I now own the F4, and it's also a worthy predecessor, even though the autofocus is crude by today's standards.

My F6 to which I just added the MB-40 battery pack, is also a great camera, although it might be more than you'd like to spend.

The F5 was the last Nikon to offer interchangeable view finders, a bunch of focusing screen options, data back, etc.


----------



## godek (Jan 12, 2018)

what is data back? I know what focusing screen is and I was thinking about changing that on my nikon f5. So prosumer means semiprofessional camera whereas the f5 is professional?

edit: So looks like I should just get use to the bigness and weight of the nikon f5 and not invest in a nikon f100 also.

Secondedit: I think the data back is collecting shutter, aperture, iso the date and so forth for each photo.


----------



## Peeb (Jan 12, 2018)

I love my F100.  It is pretty much the same size/setup as my D610 so it's easy for me to switch back/forth.  Great camera!


----------



## Derrel (Jan 12, 2018)

The F5 was quite a tank....nothing quite as hefty as a bloated,ungainly, 8-AA cell camera with a permanently in-board film advance and shutter cocking solution. Kind of a turd, really.

The F100 OTOH, is smaller,lighter, and is 95% of the camera, with the option of adding the added winding capacity and battery capacity on an as-needed basis.

These comments from a 1982-2018 era Nikon user and owner...

As the OP questioned, " Like why would you want the nikon f5 over the nikon f100?"

Indeed, why, indeed.


----------



## jcdeboever (Jan 13, 2018)

Nikon F100 Review by Thom Hogan


----------



## Peeb (Jan 13, 2018)

Thom writes in his 'F100 summary' box at the end of the review:  "Bottom line: Who needs an F5? Most photographers should save the extra money the F5 would cost them and buy another Nikkor lens."


----------



## godek (Jan 13, 2018)

"SOME SHOWS BATTERY CORROSION (ONLY ON OUTER PART DOES NOT AFFECT FUNCTIONALITY)"

Is it safe to buy cameras at low prices that have what's quoted above?
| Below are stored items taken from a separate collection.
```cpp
__device__ __forceinline__ void ho_store(const KParams &P, int64_t e, int arm, const xh::Lane<float> &L) {
    float *S = P.state + e;
    const int64_t n = P.stride;
#pragma unroll
    for (int i = 0; i < 9; i++) { S[(xh::H_Q + 9 * arm + i) * n] = L.st.q[i]; S[(xh::H_QD + 9 * arm + i) * n] = L.st.qd[i]; }
    S[(xh::H_FT + arm) * n] = L.ft;
#pragma unroll
    for (int i = 0; i < 4; i++) S[(xh::H_LP + 4 * arm + i) * n] = L.st.lam_p[i];
    S[(xh::H_TOUCH + arm) * n] = L.st.touch; S[(xh::H_MUG + arm) * n] = L.st.mug;
    if (arm == 0) {
#pragma unroll
        for (int i = 0; i < 3; i++) {
            S[(xh::H_BP + i) * n] = L.st.bp[i]; S[(xh::H_BV + i) * n] = L.st.bv[i];
            S[(xh::H_BW + i) * n] = L.st.bw[i]; S[(xh::H_GOAL + i) * n] = L.st.goal[i];
        }
#pragma unroll
        for (int i = 0; i < 4; i++) S[(xh::H_BQ + i) * n] = L.st.bq[i];
#pragma unroll
        for (int i = 0; i < 8; i++) S[(xh::H_LT + i) * n] = L.st.lam_t[i];
        S[xh::H_STEPS * n] = L.st.steps; S[xh::H_EPISODE * n] = L.st.episode;
    }
}

__device__ __forceinline__ void ho_write_obs(const xh::Lane<float> &L, int64_t e, int arm, float *obs_out, float *ag_out, float *dg_out) {
    float o8[8];
    xh::arm_obs(L, arm, o8);
    float *o = obs_out + e * xh::OBS_DIM;
#pragma unroll
    for (int k = 0; k < 8; k++) o[13 + 8 * arm + k] = o8[k];
    if (arm == 0) {
#pragma unroll
        for (int k = 0; k < 3; k++) { o[k] = L.st.bp[k]; o[7 + k] = L.st.bv[k]; o[10 + k] = L.st.bw[k]; ag_out[e * 3 + k] = L.st.bp[k]; dg_out[e * 3 + k] = L.st.goal[k]; }
#pragma unroll
        for (int k = 0; k < 4; k++) o[3 + k] = L.st.bq[k];
    }
}

__global__ __launch_bounds__(WG) void k_init(KParams P);
__global__ __launch_bounds__(WG) void k_step(KParams P, const float *__restrict__ actions, float *__restrict__ obs_out,
                                             float *__restrict__ ag_out, float *__restrict__ dg_out,
                                             float *__restrict__ rew_out, uint8_t *__restrict__ done_out,
                                             uint8_t *__restrict__ succ_out, float *__restrict__ term_obs,
                                             int *__restrict__ done_list, int *__restrict__ done_count,
                                             const int *__restrict__ list, const int *__restrict__ count);
__global__ __launch_bounds__(WG) void k_step_fast(KParams P, const float *__restrict__ actions, float *__restrict__ obs_out,
                                                  float *__restrict__ ag_out, float *__restrict__ dg_out,
                                                  float *__restrict__ rew_out, uint8_t *__restrict__ done_out,
                                                  uint8_t *__restrict__ succ_out, float *__restrict__ term_obs,
                                                  int *__restrict__ done_list, int *__restrict__ done_count,
                                                  int *__restrict__ eject_list, int *__restrict__ eject_count);
__global__ __launch_bounds__(WG) void k_step_lazy(KParams P, const float *__restrict__ actions, float *__restrict__ obs_out,
                                                  float *__restrict__ ag_out, float *__restrict__ dg_out,
                                                  float *__restrict__ rew_out, uint8_t *__restrict__ done_out,
                                                  uint8_t *__restrict__ succ_out);
__global__ __launch_bounds__(WG) void k_reset(KParams P, const int *__restrict__ list, const int *__restrict__ count,
                                              float *__restrict__ obs_out, float *__restrict__ ag_out,
                                              float *__restrict__ dg_out);
__global__ __launch_bounds__(WG) void k_reset_coop(KParams P, const int *__restrict__ list, const int *__restrict__ count,
                                                   float *__restrict__ obs_out, float *__restrict__ ag_out,
                                                   float *__restrict__ dg_out);
__global__ __launch_bounds__(WG) void k_step_coop(KParams P, const float *__restrict__ actions, float *__restrict__ obs_out,
                                                  float *__restrict__ ag_out, float *__restrict__ dg_out,
                                                  float *__restrict__ rew_out, uint8_t *__restrict__ done_out,
                                                  uint8_t *__restrict__ succ_out, float *__restrict__ term_obs,
                                                  int *__restrict__ done_list, int *__restrict__ done_count);
__global__ __launch_bounds__(WG) void k_step_coop_list(KParams P, const float *__restrict__ actions, float *__restrict__ obs_out,
                                                       float *__restrict__ ag_out, float *__restrict__ dg_out,
                                                       float *__restrict__ rew_out, uint8_t *__restrict__ done_out,
                                                       uint8_t *__restrict__ succ_out, float *__restrict__ term_obs,
                                                       int *__restrict__ done_list, int *__restrict__ done_count,
                                                       const int *__restrict__ list, const int *__restrict__ count);
__global__ __launch_bounds__(WG) void k_step_fast_stage(KParams P, const float *__restrict__ actions, float *__restrict__ obs_out,
                                                        float *__restrict__ ag_out, float *__restrict__ dg_out,
                                                        float *__restrict__ rew_out, uint8_t *__restrict__ done_out,
                                                        uint8_t *__restrict__ succ_out, float *__restrict__ term_obs,
                                                        int *__restrict__ done_list, int *__restrict__ done_count,
                                                        int *__restrict__ eject_list, int *__restrict__ eject_count, HoStage stage);
__global__ __launch_bounds__(WG) void k_step_from_stage(KParams P, const float *__restrict__ actions, float *__restrict__ obs_out,
                                                        float *__restrict__ ag_out, float *__restrict__ dg_out,
                                                        float *__restrict__ rew_out, uint8_t *__restrict__ done_out,
                                                        uint8_t *__restrict__ succ_out, float *__restrict__ term_obs,
                                                        int *__restrict__ done_list, int *__restrict__ done_count,
                                                        const int *__restrict__ list, const int *__restrict__ count, HoStage stage);
__global__ __launch_bounds__(WG) void k_step_coop_list_stage(KParams P, const float *__restrict__ actions, float *__restrict__ obs_out,
                                                             float *__restrict__ ag_out, float *__restrict__ dg_out,
                                                             float *__restrict__ rew_out, uint8_t *__restrict__ done_out,
                                                             uint8_t *__restrict__ succ_out, float *__restrict__ term_obs,
                                                             int *__restrict__ done_list, int *__restrict__ done_count,
                                                             const int *__restrict__ list, const int *__restrict__ count, HoStage stage);
__global__ __launch_bounds__(WG) void k_substeps(KParams P, const float *__restrict__ qt_in, int n);
__global__ void k_compact_mask(const uint8_t *__restrict__ mask, int64_t n, int *__restrict__ list, int *__restrict__ count);
__global__ void k_get_state(KParams P, float *__restrict__ out);
__global__ void k_set_state(KParams P, const float *__restrict__ in);
__global__ void k_compute_reward(int reward_type, const float *__restrict__ ag, const float *__restrict__ g, int64_t n,
                                 float *__restrict__ out);
__global__ __launch_bounds__(WG) void k_reach_init(KParams P);
__global__ __launch_bounds__(WG) void k_reach_step(KParams P, const float *__restrict__ actions, float *__restrict__ obs_out,
                                                   float *__restrict__ ag_out, float *__restrict__ dg_out,
                                                   float *__restrict__ rew_out, uint8_t *__restrict__ done_out,
                                                   uint8_t *__restrict__ succ_out, float *__restrict__ term_obs,
                                                   int *__restrict__ done_list, int *__restrict__ done_count);
__global__ __launch_bounds__(WG) void k_reach_reset(KParams P, const int *__restrict__ list, const int *__restrict__ count,
                                                    float *__restrict__ obs_out, float *__restrict__ ag_out,
                                                    float *__restrict__ dg_out);
__global__ __launch_bounds__(WG) void k_reach_step_coop(KParams P, const float *__restrict__ actions, float *__restrict__ obs_out,
                                                        float *__restrict__ ag_out, float *__restrict__ dg_out,
                                                        float *__restrict__ rew_out, uint8_t *__restrict__ done_out,
                                                        uint8_t *__restrict__ succ_out, float *__restrict__ term_obs,
                                                        int *__restrict__ done_list, int *__restrict__ done_count);
__global__ __launch_bounds__(WG) void k_reach_reset_coop(KParams P, const int *__restrict__ list, const int *__restrict__ count,
                                                         float *__restrict__ obs_out, float *__restrict__ ag_out,
                                                         float *__restrict__ dg_out);
__global__ void k_reach_compute_reward(int reward_type, const float *__restrict__ ag, const float *__restrict__ g, int64_t n,
                                       float *__restrict__ out);
__global__ __launch_bounds__(WG) void k_ho_init(KParams P);
template <typename Scene>
__global__ __launch_bounds__(WG) void k_ho_step(KParams P, const float *__restrict__ actions, float *__restrict__ obs_out,
                                                float *__restrict__ ag_out, float *__restrict__ dg_out,
                                                float *__restrict__ rew_out, uint8_t *__restrict__ done_out,
                                                uint8_t *__restrict__ succ_out, float *__restrict__ term_obs,
                                                int *__restrict__ done_list, int *__restrict__ done_count,
                                                const int *__restrict__ list, const int *__restrict__ count, HoStage stage);
template <typename Scene>
__global__ __launch_bounds__(WG) void k_ho_reset(KParams P, const int *__restrict__ list, const int *__restrict__ count,
                                                 float *__restrict__ obs_out, float *__restrict__ ag_out, float *__restrict__ dg_out);
__global__ void k_ho_compute_reward(const float *__restrict__ ag, const float *__restrict__ g, int64_t n, float *__restrict__ out);
template <typename Scene>
__global__ __launch_bounds__(WG) void k_ho_step_fast(KParams P, const float *__restrict__ actions, float *__restrict__ obs_out,
                                                     float *__restrict__ ag_out, float *__restrict__ dg_out,
                                                     float *__restrict__ rew_out, uint8_t *__restrict__ done_out,
                                                     uint8_t *__restrict__ succ_out, float *__restrict__ term_obs,
                                                     int *__restrict__ done_list, int *__restrict__ done_count,
                                                     int *__restrict__ eject_list, int *__restrict__ eject_count, HoStage stage);
template <typename Scene, bool FORCE_COUPLED>
__global__ __launch_bounds__(WG) void k_ho_step_coop_list(KParams P, const float *__restrict__ actions, float *__restrict__ obs_out,
                                                          float *__restrict__ ag_out, float *__restrict__ dg_out,
                                                          float *__restrict__ rew_out, uint8_t *__restrict__ done_out,
                                                          uint8_t *__restrict__ succ_out, float *__restrict__ term_obs,
                                                          int *__restrict__ done_list, int *__restrict__ done_count,
                                                          const int *__restrict__ list, const int *__restrict__ count, HoStage stage);
template <typename Scene, bool FORCE_COUPLED>
__global__ __launch_bounds__(WG) void k_ho_reset_coop(KParams P, const int *__restrict__ list, const int *__restrict__ count,
                                                      float *__restrict__ obs_out, float *__restrict__ ag_out, float *__restrict__ dg_out);
__global__ __launch_bounds__(WG) void k_ho2_init(KParams P);
template <typename Scene>
__global__ __launch_bounds__(WG) void k_ho2_step(KParams P, const float *__restrict__ actions, float *__restrict__ obs_out,
                                                 float *__restrict__ ag_out, float *__restrict__ dg_out,
                                                 float *__restrict__ rew_out, uint8_t *__restrict__ done_out,
                                                 uint8_t *__restrict__ succ_out, float *__restrict__ term_obs,
                                                 int *__restrict__ done_list, int *__restrict__ done_count);
template <typename Scene>
__global__ __launch_bounds__(WG) void k_ho2_reset(KParams P, const int *__restrict__ list, const int *__restrict__ count,
                                                  float *__restrict__ obs_out, float *__restrict__ ag_out, float *__restrict__ dg_out);
__global__ void k_ho2_compute_reward(const float *__restrict__ ag, const float *__restrict__ g, int64_t n, float *__restrict__ out);
__global__ __launch_bounds__(WG) void k_st_init(KParams P);
__global__ void k_class_hist(const uint8_t *__restrict__ key, int64_t n, int *__restrict__ hist);
__global__ void k_class_place(const uint8_t *__restrict__ key, int64_t n, const int *__restrict__ hist, int *__restrict__ cursor,
                              int *__restrict__ order, int group);
__global__ __launch_bounds__(WG) void k_st_step(KParams P, const float *__restrict__ actions, float *__restrict__ obs_out,
                                                float *__restrict__ ag_out, float *__restrict__ dg_out,
                                                float *__restrict__ rew_out, uint8_t *__restrict__ done_out,
                                                uint8_t *__restrict__ succ_out, float *__restrict__ term_obs,
                                                int *__restrict__ done_list, int *__restrict__ done_count,
                                                const int *__restrict__ order, uint8_t *__restrict__ key);
__global__ __launch_bounds__(WG) void k_st_reset(KParams P, const int *__restrict__ list, const int *__restrict__ count,
                                                 float *__restrict__ obs_out, float *__restrict__ ag_out, float *__restrict__ dg_out,
                                                 uint8_t *__restrict__ key);
__global__ void k_st_compute_reward(int reward_type, const float *__restrict__ ag, const float *__restrict__ g, int64_t n, float *__restrict__ out);
__global__ __launch_bounds__(WG) void k_ra_init(KParams P);
__global__ void k_ra_class_hist(const uint8_t *__restrict__ key, int64_t n, int *__restrict__ hist);
__global__ void k_ra_class_place(const uint8_t *__restrict__ key, int64_t n, const int *__restrict__ hist, int *__restrict__ cursor,
                                 int *__restrict__ order, int group);
__global__ __launch_bounds__(WG) void k_ra_step(KParams P, const float *__restrict__ actions, float *__restrict__ obs_out,
                                                float *__restrict__ ag_out, float *__restrict__ dg_out,
                                                float *__restrict__ rew_out, uint8_t *__restrict__ done_out,
                                                uint8_t *__restrict__ succ_out, float *__restrict__ term_obs,
                                                int *__restrict__ done_list, int *__restrict__ done_count,
                                                const int *__restrict__ order, uint8_t *__restrict__ key);
__global__ __launch_bounds__(WG) void k_ra_reset(KParams P, const int *__restrict__ list, const int *__restrict__ count,
                                                 float *__restrict__ obs_out, float *__restrict__ ag_out, float *__restrict__ dg_out,
                                                 uint8_t *__restrict__ key);
__global__ void k_ra_compute_reward(int reward_type, const float *__restrict__ ag, const float *__restrict__ g, int64_t n, float *__restrict__ out);
__global__ void k_episode_steps(KParams P, int steps_field, int32_t *__restrict__ out);

}
```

How would you clean it if possible???


----------



## godek (Jan 13, 2018)

Why would you need mirror lockup on a film camera?


----------



## Peeb (Jan 13, 2018)

godek said:


> Why would you need mirror lockup on a film camera?
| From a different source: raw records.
@@ -536,9 +550,8 @@
             if (e->prof) (void)hipEventRecord(e->prof_ev[2 * i], st);
             const bool last = (i + 1 == nl);
             if (e->side_busy && i + 3 == nl && e->side_below) ORN_HIP(hipStreamWaitEvent(st, e->ev_below, 0));
-            if (e->side_busy && i + 2 == nl) ORN_HIP(hipStreamWaitEvent(st, e->ev_wgrad, 0));
             if (e->side_busy && last) { ORN_HIP(hipStreamWaitEvent(st, e->ev_join, 0)); e->side_busy = false; }
-            ORN_TRY(e->ops->conv_fwd(b.xpad, b.wb, b.biasp, l.H, l.W, ORN_FAST_C, l.O, l.s, b.zb, last ? nullptr : e->L[i + 1].xpad, st, l.C));
+            ORN_TRY(e->ops->conv_fwd(xpad_of(e, i), b.wb, b.biasp, l.H, l.W, ORN_FAST_C, l.O, l.s, b.zb, last ? nullptr : xpad_of(e, i + 1), st, l.C));
             if (e->prof) (void)hipEventRecord(e->prof_ev[2 * i + 1], st);
         }
     }
@@ -662,7 +675,6 @@
     const OrnWgradJob wj = wgrad_job(e, nl - 1);
     const OrnHeadFinish hf = {e->head_ws, e->ops->head_bwd_blocks(e->Hout, e->Wout), e->Cn_last, 1.0f / e->gs, G + d.head_w, G + d.head_b, sc};
     ORN_TRY(e->ops->wgrad_batch(1, &wj, sd, &hf, nullptr, 1));
-    ORN_HIP(hipEventRecord(e->ev_wgrad, sd));
     const OrnWgradReduce wr = wgrad_reduce(e, nl - 1, sc);
     ORN_TRY(e->ops->wgrad_reduce_all(1, &wr, sd, nullptr));
     if (d.erb) {
@@ -850,8 +862,10 @@
     o.pipe = e->pipe_ok;
     for (int k = 0; k < n_steps && rc == 0; ++k) {
         o.more = k + 1 < n_steps;
+        e->xsel = o.pipe ? (k & 1) : 0;
         rc = train_step(e, frames, embeds, sched, cursor, stats_out, n_slots, st, o);
     }
+    e->xsel = 0;
     if (e->side_busy) {
         const hipError_t hrc = hipStreamWaitEvent(st, e->ev_join, 0);
         e->side_busy = false;
diff --git a/boosting-neural-video-representation-via-online-structural-reparameteration_amd/csrc/orn_internal.h b/boosting-neural-video-representation-via-online-structural-reparameteration_amd/csrc/orn_internal.h
--- a/boosting-neural-video-representation-via-online-structural-reparameteration_amd/csrc/orn_internal.h
+++ b/boosting-neural-video-representation-via-online-structural-reparameteration_amd/csrc/orn_internal.h
@@ -47,6 +47,7 @@
     const float *g;
     float *dT, *dw1p, *dw2, *dw3;
     float *dw2t;
+    bool g_packed;
     int half_kind, s2, Cp;
     void *wb, *wd;
     float *biasp;
@@ -62,6 +63,7 @@
 size_t orn_merge_h16_table_bytes();
 size_t orn_merge_h16_host_bytes();
 int orn_merge_h16_build(void *dev_tables, void *host, int n_layers, const OrnMergeLayer *L, void *const *bufs, OrnScaleState *sc);
+void orn_merge_h16_grad_copies(void *buf, int C, int O, void **gh, void **gt);
 int orn_launch_merge_h16_bwd(const void *dev_tables, const void *host, hipStream_t st, OrnScaleState *sc = nullptr);
 const void *orn_merge_h16_pack(const void *host, int *par_blocks, int *t_blocks);
 int orn_launch_merge_h16_pack_jobs(const void *host, int which, hipStream_t st);
@@ -96,7 +98,7 @@
                              float *ws, hipStream_t st);
 
 struct OrnPrepLayer { const float *wf, *bf; int O, C, s; void *wb, *wd; float *biasp; int Cp; };
-struct OrnWgradReduce { const float *slabs; int H, W, C, O, s; float gscale; float *dwf, *dbf; OrnScaleState *sc; int smax; };
+struct OrnWgradReduce { const float *slabs; int H, W, C, O, s; float gscale; float *dwf, *dbf; OrnScaleState *sc; int smax; void *gh, *gt; int S; };
 struct OrnHeadFinish { const float *partial; int blocks, C; float gscale; float *dw, *db; OrnScaleState *sc; };
 struct OrnWgradJob { const void *xpad, *dypad; int H, W, C, O, s; float *slabs; int smax; };
 #define ORN_DECODE_MAX_BLOCKS 8192
diff --git a/boosting-neural-video-representation-via-online-structural-reparameteration_amd/csrc/orn_merge_h16.hip b/boosting-neural-video-representation-via-online-structural-reparameteration_amd/csrc/orn_merge_h16.hip
--- a/boosting-neural-video-representation-via-online-structural-reparameteration_amd/csrc/orn_merge_h16.hip
+++ b/boosting-neural-video-representation-via-online-structural-reparameteration_amd/csrc/orn_merge_h16.hip
@@ -188,8 +188,8 @@
         H->pack.l[i] = MhPackLayer{C, O, l.g, l.T, l.w1, l.w2, l.w3, gh, gt, th, w3t, w1h, w2p};
         const int jobs[MH_JOBS] = {orn_cdiv((long)O * E, 256 * MH_CPT), orn_cdiv((long)O * E, 256 * MH_CPT), orn_cdiv((long)K2 * C, 256 * MH_CPT),
                                    orn_cdiv(O, 64) * orn_cdiv(E, 64), orn_cdiv(O, 64) * orn_cdiv(O, 64), orn_cdiv(O, 64) * orn_cdiv(K2 * 9, 64)};
-        H->pack.grad_start[2 * i + 1] = H->pack.grad_start[2 * i] + jobs[0];
-        H->pack.grad_start[2 * i + 2] = H->pack.grad_start[2 * i + 1] + jobs[3];
+        H->pack.grad_start[2 * i + 1] = H->pack.grad_start[2 * i] + (l.g_packed ? 0 : jobs[0]);
+        H->pack.grad_start[2 * i + 2] = H->pack.grad_start[2 * i + 1] + (l.g_packed ? 0 : jobs[3]);
         const int pj[3] = {jobs[2], jobs[4], jobs[5]};
         for (int j = 0; j < 3; ++j) H->pack.par_start[3 * i + j + 1] = H->pack.par_start[3 * i + j] + pj[j];
         H->pack.tt_start[i + 1] = H->pack.tt_start[i] + jobs[1];
@@ -225,6 +225,13 @@
     return 0;
 }
 
+void orn_merge_h16_grad_copies(void *buf, int C, int O, void **gh, void **gt)
+{
+    const MhSizes s = mh_sizes(C, O);
+    *gh = buf;
+    *gt = (mh16 *)buf + (s.gh + 127) / 128 * 128;
+}
+
 const void *orn_merge_h16_pack(const void *host, int *par_blocks, int *t_blocks)
 {
     const OrnMergeH16 *H = (const OrnMergeH16 *)host;
@@ -248,8 +255,10 @@
     const OrnMergeH16 *H = (const OrnMergeH16 *)host;
     MhPackAll pack = H->pack;
     if (sc) pack.sc = sc;
-    hipLaunchKernelGGL(k_merge_pack, dim3(H->pack_blocks_grad), dim3(256), 0, st, pack, (int)MH_TAB_GRAD);
-    ORN_LAUNCH_CHECK("merge_pack");
+    if (H->pack_blocks_grad > 0) {
+        hipLaunchKernelGGL(k_merge_pack, dim3(H->pack_blocks_grad), dim3(256), 0, st, pack, (int)MH_TAB_GRAD);
+        ORN_LAUNCH_CHECK("merge_pack");
+    }
     const MhGroup *g = (const MhGroup *)dev_tables;
     hipLaunchKernelGGL(k_mgemm_h16, dim3(H->tiles[0]), dim3(256), 0, st, g, H->tiles[0], pack.sc);
     ORN_LAUNCH_CHECK("mgemm_h16(dW3,dT)");
@@ -309,3 +318,39 @@
     (void)hipFree(ws);
     return rc;
 }
+
+extern "C" int orn_debug_wgrad_reduce_pack(const float *slabs, int S, int O, int s, int Cr, int fused, float *dwf, float *dbf,
+                                           void *gh, void *gt, int *flag, void *stream)
+{
+    ORN_REQUIRE(slabs && dwf && dbf && gh && gt && flag, "debug_wgrad_reduce_pack: null pointer");
+    ORN_REQUIRE(S >= 1 && s >= 1 && O >= 1 && O % (s * s) == 0 && Cr >= 1 && Cr <= 96, "debug_wgrad_reduce_pack: bad S=%d O=%d s=%d Cr=%d", S, O, s, Cr);
+    hipStream_t st = (hipStream_t)stream;
+    OrnScaleState *sc = nullptr;
+    ORN_HIP(hipMalloc(&sc, sizeof(OrnScaleState)));
+    OrnScaleState s0 = {};
+    s0.gs = s0.inv_gs = s0.gs_max = 1.0f;
+    hipError_t e = hipMemcpy(sc, &s0, sizeof(s0), hipMemcpyHostToDevice);
+    int rc = 0;
+    if (e == hipSuccess) {
+        OrnWgradReduce wr = {};
+        wr.slabs = slabs; wr.C = Cr; wr.O = O; wr.s = s; wr.gscale = 1.0f; wr.dwf = dwf; wr.dbf = dbf; wr.sc = sc; wr.S = S;
+        if (fused) { wr.gh = gh; wr.gt = gt; }
+        rc = orn_half_ops_f16()->wgrad_reduce_all(1, &wr, st, nullptr);
+        if (rc == 0 && !fused) {
+            MhPackAll pack = {};
+            const int E = 9 * Cr;
+            pack.n = 1;
+            pack.sc = sc;
+            pack.l[0] = MhPackLayer{Cr, O, dwf, nullptr, nullptr, nullptr, nullptr, (mh16 *)gh, (mh16 *)gt, nullptr, nullptr, nullptr, nullptr};
+            pack.grad_start[1] = orn_cdiv((long)O * E, 256 * MH_CPT);
+            pack.grad_start[2] = pack.grad_start[1] + orn_cdiv(O, 64) * orn_cdiv(E, 64);
+            hipLaunchKernelGGL(k_merge_pack, dim3(pack.grad_start[2]), dim3(256), 0, st, pack, (int)MH_TAB_GRAD);
+            e = hipGetLastError();
+        }
+        if (rc == 0 && e == hipSuccess && (e = hipStreamSynchronize(st)) == hipSuccess) e = hipMemcpy(&s0, sc, sizeof(s0), hipMemcpyDeviceToHost);
+    }
+    (void)hipFree(sc);
+    if (rc == 0 && e != hipSuccess) { orn_set_error("debug_wgrad_reduce_pack: %s", hipGetErrorString(e)); rc = (int)e; }
+    if (rc == 0) *flag = s0.flag;
+    return rc;
+}
diff --git a/boosting-neural-video-representation-via-online-structural-reparameteration_amd/csrc/orn_wgrad_bf16.hip b/boosting-neural-video-representation-via-online-structural-reparameteration_amd/csrc/orn_wgrad_bf16.hip
--- a/boosting-neural-video-representation-via-online-structural-reparameteration_amd/csrc/orn_wgrad_bf16.hip
+++ b/boosting-neural-video-representation-via-online-structural-reparameteration_amd/csrc/orn_wgrad_bf16.hip
@@ -1,4 +1,5 @@
 #include "orn_h16.h"
+#include "orn_merge_pack.h"
 
 namespace HNS {
 
@@ -66,7 +67,7 @@
 
 __device__ __forceinline__ void wgrad_reduce_body(const float *__restrict__ slabs, const float *__restrict__ bias_slabs, int S, int O, int Cn,
                                                   int s2, int Cr, float gscale, float *__restrict__ dwf, float *__restrict__ dbf,
-                                                  OrnScaleState *sc = nullptr)
+                                                  OrnScaleState *sc = nullptr, mh16 *__restrict__ gh = nullptr, mh16 *__restrict__ gt = nullptr)
 {
     if (sc) gscale = sc->inv_gs;
     const size_t n = (size_t)9 * O * 96;
@@ -83,6 +84,15 @@
     if (c >= Cr) return;
     float a8[8] = {0.f, 0.f, 0.f, 0.f, 0.f, 0.f, 0.f, 0.f};
     int s = 0;
+    for (; s + 24 <= S; s += 24) {
+        float v[24];
+#pragma unroll
+        for (int k = 0; k < 24; ++k) v[k] = slabs[(size_t)(s + k) * n + idx];
+#pragma unroll
+        for (int j = 0; j < 3; ++j)
+#pragma unroll
+            for (int k = 0; k < 8; ++k) a8[k] += v[8 * j + k];
+    }
     for (; s + 8 <= S; s += 8) {
 #pragma unroll
         for (int k = 0; k < 8; ++k) a8[k] += slabs[(size_t)(s + k) * n + idx];
@@ -93,8 +103,16 @@
     const int op = (int)(r % O), tap = (int)(r / O);
     const int ij = op / Cn, nn = op - ij * Cn;
     const int o = nn * s2 + ij;
-    dwf[((size_t)o * Cr + c) * 9 + tap] = acc * gscale;
-    orn_flag_nonfinite(sc, acc * gscale);
+    const float g = acc * gscale;
+    dwf[((size_t)o * Cr + c) * 9 + tap] = g;
+    orn_flag_nonfinite(sc, g);
+    if (gh) {
+        const mh16 hv = (mh16)(g * MH_GS);
+        const int e = c * 9 + tap;
+        gh[(size_t)o * r16(9 * Cr) + e] = hv;
+        gt[(size_t)e * r16(O) + o] = hv;
+        if (!(fabsf((float)hv) <= 3.0e38f)) orn_flag_nonfinite(sc, __builtin_nanf(""));
+    }
 }
 
 __global__ void k_wgrad_bf16_reduce(const float *__restrict__ slabs, const float *__restrict__ bias_slabs, int S, int O, int Cn,
@@ -104,7 +122,7 @@
 }
 
 struct WgradReduceAll {
-    struct { const float *slabs, *bias_slabs; int S, O, Cn, s2, Cr; float gscale; float *dwf, *dbf; OrnScaleState *sc; } l[ORN_MAX_LAYERS];
+    struct { const float *slabs, *bias_slabs; int S, O, Cn, s2, Cr; float gscale; float *dwf, *dbf; OrnScaleState *sc; mh16 *gh, *gt; } l[ORN_MAX_LAYERS];
     int n; OrnStemW0Job w0;
 };
 __global__ void k_wgrad_bf16_reduce_all(WgradReduceAll a)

 To reduce possible vibration


----------



## Derrel (Jan 13, 2018)

YES...locking the mirror up eliminates mirror-up vibration, and in some cameras, allowed an extra frame per second or so on the highest motor drive setting, since the mirror did not have to go up and down, up and down, at high speed. In some fields, like photomicrography, the slightest vibration could negatively affect image sharpness, so, mirror-up was an offered part of the higher-end Nikon cameras. Also, there were/are some older "*intrusive*" lenses, which protruded rearwardly inside the mount and into the mirror box area proper, lenses like the old 21mm f/4; on this type of lens, the mirror absolutely MUST BE UP, in order to use the lens and shoot pics!!! Typically, an auxilary viewfinder was fitted to the camera, and the uber-wide (for its era!) lens was mounted to the camera, and shot with the mirror locked up.


----------



## pendennis (Jan 13, 2018)

godek said:


> Why would you need mirror lockup on a film camera?


On long exposures, the action of the mirror moving can create vibrations affecting exposure; the possibility of blurring on critical imaging.  It's more a problem with macro photography and the sometime longer exposures.  Usually composition has been done, so you're just trying to dot the i's...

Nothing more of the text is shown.